__EXERCISE DATA__:
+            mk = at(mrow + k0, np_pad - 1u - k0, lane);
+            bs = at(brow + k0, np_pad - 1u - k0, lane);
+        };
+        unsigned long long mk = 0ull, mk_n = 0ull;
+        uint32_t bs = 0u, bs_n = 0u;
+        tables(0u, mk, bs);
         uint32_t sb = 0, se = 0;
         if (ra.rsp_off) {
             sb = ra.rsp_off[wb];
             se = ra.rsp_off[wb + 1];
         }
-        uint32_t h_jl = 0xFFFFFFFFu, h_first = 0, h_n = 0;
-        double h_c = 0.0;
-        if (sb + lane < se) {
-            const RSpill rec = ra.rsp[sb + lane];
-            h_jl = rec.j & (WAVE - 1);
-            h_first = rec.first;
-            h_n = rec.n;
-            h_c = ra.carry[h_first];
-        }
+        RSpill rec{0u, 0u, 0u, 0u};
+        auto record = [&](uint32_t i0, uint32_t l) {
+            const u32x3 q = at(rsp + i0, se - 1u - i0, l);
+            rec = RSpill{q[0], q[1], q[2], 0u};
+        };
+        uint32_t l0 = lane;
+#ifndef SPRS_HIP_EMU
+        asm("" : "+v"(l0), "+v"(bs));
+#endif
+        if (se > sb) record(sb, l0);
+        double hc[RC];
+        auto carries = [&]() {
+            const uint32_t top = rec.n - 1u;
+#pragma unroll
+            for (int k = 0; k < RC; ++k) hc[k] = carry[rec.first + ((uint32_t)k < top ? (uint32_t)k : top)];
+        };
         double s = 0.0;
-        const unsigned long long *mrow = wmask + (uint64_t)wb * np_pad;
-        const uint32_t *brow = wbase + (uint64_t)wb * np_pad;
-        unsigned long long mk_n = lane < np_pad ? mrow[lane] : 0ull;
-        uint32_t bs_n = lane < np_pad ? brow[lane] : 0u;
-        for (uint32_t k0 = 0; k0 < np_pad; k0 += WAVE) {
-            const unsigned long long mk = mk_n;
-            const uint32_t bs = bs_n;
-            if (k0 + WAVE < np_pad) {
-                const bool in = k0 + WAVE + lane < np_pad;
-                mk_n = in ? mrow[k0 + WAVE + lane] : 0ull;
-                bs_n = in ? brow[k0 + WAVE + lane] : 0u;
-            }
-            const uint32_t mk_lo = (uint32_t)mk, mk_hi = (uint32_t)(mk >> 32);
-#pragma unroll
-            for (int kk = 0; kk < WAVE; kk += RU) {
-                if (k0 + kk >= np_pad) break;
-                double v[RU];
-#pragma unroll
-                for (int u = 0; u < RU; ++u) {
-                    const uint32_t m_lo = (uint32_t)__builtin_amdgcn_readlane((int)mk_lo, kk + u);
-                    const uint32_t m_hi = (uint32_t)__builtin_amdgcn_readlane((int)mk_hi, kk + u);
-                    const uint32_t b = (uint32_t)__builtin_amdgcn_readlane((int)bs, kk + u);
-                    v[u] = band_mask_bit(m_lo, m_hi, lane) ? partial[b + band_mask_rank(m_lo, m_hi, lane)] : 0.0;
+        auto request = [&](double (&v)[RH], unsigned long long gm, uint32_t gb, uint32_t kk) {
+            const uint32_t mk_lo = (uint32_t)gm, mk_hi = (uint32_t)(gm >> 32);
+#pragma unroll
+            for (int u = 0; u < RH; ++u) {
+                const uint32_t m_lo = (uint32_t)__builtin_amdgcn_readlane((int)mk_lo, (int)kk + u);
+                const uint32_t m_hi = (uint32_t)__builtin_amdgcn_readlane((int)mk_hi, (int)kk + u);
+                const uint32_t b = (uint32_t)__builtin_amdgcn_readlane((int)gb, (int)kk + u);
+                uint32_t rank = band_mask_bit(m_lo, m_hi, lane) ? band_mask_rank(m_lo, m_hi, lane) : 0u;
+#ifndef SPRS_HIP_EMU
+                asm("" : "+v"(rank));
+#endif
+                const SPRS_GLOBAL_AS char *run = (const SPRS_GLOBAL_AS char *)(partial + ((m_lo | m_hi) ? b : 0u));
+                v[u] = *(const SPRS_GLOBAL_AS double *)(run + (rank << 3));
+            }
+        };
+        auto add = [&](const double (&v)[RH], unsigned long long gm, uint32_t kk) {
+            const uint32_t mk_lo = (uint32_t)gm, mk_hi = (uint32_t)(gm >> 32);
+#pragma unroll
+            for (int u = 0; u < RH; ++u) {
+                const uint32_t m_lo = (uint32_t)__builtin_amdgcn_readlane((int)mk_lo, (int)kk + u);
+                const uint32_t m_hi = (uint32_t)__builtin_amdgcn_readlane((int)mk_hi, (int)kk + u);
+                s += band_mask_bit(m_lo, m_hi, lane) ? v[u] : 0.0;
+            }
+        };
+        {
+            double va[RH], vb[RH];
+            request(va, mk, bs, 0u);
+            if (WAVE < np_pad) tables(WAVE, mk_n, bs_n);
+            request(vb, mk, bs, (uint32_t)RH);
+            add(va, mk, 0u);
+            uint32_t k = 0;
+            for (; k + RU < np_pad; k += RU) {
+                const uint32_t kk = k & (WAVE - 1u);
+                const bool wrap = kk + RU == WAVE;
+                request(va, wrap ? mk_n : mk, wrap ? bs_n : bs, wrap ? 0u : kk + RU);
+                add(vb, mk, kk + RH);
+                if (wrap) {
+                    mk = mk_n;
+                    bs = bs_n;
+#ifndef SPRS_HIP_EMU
...
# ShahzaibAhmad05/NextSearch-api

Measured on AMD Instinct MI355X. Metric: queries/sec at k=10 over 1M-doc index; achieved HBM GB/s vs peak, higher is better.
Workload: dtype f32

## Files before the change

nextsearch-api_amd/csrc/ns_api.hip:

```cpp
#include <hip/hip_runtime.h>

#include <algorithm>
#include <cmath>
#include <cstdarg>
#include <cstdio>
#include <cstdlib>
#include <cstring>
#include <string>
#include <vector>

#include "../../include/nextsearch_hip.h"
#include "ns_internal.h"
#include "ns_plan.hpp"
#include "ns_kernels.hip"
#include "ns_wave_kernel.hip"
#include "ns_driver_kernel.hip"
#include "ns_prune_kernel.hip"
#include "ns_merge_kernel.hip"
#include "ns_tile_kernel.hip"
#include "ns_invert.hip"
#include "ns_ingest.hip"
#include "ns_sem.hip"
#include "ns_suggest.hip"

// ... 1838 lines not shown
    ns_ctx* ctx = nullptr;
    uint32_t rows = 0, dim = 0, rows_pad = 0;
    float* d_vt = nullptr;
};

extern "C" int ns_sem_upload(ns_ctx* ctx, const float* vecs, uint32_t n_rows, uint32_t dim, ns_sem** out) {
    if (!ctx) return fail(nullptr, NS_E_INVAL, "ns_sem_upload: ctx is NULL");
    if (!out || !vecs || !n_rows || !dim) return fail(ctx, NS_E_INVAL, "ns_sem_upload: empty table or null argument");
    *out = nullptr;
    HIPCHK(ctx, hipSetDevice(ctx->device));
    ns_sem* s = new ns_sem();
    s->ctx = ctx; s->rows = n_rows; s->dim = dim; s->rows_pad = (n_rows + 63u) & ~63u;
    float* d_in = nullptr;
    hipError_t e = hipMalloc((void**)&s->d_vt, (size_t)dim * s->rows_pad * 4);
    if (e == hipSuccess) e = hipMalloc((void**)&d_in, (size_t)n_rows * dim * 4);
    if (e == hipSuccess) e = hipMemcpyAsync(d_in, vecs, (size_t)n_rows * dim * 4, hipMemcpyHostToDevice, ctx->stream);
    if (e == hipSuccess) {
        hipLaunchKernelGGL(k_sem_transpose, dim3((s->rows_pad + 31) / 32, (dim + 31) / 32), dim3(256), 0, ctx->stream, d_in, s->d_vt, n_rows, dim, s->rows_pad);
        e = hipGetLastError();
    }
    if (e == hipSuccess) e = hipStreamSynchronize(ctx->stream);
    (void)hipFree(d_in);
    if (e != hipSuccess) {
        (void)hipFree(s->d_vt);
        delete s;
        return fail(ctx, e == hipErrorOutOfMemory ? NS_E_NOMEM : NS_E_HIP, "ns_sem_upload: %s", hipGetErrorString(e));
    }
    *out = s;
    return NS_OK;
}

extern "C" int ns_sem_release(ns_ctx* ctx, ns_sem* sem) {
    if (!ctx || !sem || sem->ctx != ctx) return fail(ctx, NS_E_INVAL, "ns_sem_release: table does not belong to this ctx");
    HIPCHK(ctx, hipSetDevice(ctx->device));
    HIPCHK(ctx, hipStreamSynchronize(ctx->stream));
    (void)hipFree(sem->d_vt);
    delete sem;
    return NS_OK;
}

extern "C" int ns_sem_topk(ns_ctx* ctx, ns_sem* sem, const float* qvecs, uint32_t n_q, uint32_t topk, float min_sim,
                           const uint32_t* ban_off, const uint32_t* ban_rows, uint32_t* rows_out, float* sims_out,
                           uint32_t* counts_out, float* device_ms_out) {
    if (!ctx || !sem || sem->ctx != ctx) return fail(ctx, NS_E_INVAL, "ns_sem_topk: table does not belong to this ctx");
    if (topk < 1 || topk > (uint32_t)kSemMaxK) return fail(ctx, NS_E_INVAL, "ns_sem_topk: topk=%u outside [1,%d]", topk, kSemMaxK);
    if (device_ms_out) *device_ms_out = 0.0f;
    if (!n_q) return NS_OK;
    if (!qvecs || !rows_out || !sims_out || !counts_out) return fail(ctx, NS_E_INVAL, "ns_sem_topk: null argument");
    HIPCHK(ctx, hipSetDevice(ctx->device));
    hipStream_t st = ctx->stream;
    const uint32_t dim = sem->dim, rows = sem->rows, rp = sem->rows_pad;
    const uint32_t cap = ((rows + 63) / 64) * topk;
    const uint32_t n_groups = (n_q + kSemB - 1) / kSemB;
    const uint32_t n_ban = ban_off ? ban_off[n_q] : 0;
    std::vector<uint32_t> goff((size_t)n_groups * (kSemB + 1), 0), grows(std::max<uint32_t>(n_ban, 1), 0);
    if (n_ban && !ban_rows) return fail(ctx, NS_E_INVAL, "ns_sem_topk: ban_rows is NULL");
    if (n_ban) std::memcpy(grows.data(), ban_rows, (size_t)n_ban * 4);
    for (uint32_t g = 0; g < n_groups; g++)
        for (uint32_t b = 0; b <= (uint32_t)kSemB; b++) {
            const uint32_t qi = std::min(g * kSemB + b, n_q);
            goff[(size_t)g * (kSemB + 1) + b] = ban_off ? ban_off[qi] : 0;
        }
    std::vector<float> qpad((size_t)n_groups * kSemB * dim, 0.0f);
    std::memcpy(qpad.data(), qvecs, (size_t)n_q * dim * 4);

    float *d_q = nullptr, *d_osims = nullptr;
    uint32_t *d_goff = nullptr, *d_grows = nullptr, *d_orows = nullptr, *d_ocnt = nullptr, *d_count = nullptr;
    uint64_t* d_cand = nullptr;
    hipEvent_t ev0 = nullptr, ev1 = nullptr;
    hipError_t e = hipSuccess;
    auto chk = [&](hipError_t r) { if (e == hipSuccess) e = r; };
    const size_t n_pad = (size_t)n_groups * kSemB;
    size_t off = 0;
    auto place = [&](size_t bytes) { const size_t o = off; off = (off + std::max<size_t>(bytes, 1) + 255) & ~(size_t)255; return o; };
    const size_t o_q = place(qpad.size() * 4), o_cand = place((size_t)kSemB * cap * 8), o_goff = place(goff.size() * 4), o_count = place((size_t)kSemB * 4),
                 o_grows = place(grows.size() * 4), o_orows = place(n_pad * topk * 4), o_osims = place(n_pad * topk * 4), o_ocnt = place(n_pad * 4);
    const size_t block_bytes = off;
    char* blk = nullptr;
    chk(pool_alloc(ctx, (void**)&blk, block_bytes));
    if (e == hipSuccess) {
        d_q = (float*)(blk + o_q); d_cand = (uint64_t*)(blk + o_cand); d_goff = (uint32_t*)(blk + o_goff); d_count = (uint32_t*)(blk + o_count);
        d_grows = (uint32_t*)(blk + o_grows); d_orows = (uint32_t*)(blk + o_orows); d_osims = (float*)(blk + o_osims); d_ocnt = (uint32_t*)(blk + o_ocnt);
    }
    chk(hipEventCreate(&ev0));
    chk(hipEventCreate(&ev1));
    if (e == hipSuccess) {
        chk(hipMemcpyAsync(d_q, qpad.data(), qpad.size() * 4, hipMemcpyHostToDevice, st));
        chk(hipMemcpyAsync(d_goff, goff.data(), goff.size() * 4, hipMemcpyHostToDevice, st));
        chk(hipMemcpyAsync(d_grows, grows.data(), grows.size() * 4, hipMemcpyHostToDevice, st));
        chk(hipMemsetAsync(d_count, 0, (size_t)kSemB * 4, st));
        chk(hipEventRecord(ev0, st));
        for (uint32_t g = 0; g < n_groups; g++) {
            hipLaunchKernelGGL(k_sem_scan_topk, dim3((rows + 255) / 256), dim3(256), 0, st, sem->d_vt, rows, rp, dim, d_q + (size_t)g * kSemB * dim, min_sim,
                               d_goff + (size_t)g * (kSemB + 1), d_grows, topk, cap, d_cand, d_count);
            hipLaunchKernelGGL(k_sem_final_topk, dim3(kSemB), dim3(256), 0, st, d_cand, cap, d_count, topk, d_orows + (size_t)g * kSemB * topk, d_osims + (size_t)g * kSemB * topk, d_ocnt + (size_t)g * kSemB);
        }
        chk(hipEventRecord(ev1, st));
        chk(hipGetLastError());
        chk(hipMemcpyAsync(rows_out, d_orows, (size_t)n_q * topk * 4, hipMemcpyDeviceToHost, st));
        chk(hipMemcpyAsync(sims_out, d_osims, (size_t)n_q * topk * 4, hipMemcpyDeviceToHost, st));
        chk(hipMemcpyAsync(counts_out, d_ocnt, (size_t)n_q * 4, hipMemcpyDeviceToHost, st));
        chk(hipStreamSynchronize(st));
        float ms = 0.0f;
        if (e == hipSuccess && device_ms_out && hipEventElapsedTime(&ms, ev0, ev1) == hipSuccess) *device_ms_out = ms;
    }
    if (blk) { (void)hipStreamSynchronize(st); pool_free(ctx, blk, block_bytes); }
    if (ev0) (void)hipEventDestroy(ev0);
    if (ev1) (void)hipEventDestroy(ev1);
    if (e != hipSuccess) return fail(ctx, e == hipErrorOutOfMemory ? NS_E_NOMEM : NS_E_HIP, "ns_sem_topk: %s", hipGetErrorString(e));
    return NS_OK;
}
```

__WORK TO COMPLETE__:
What lines above contain the string "hipGetLastError"? Copy all of them.

__OUTPUT__:
        e = hipGetLastError();
        chk(hipGetLastError());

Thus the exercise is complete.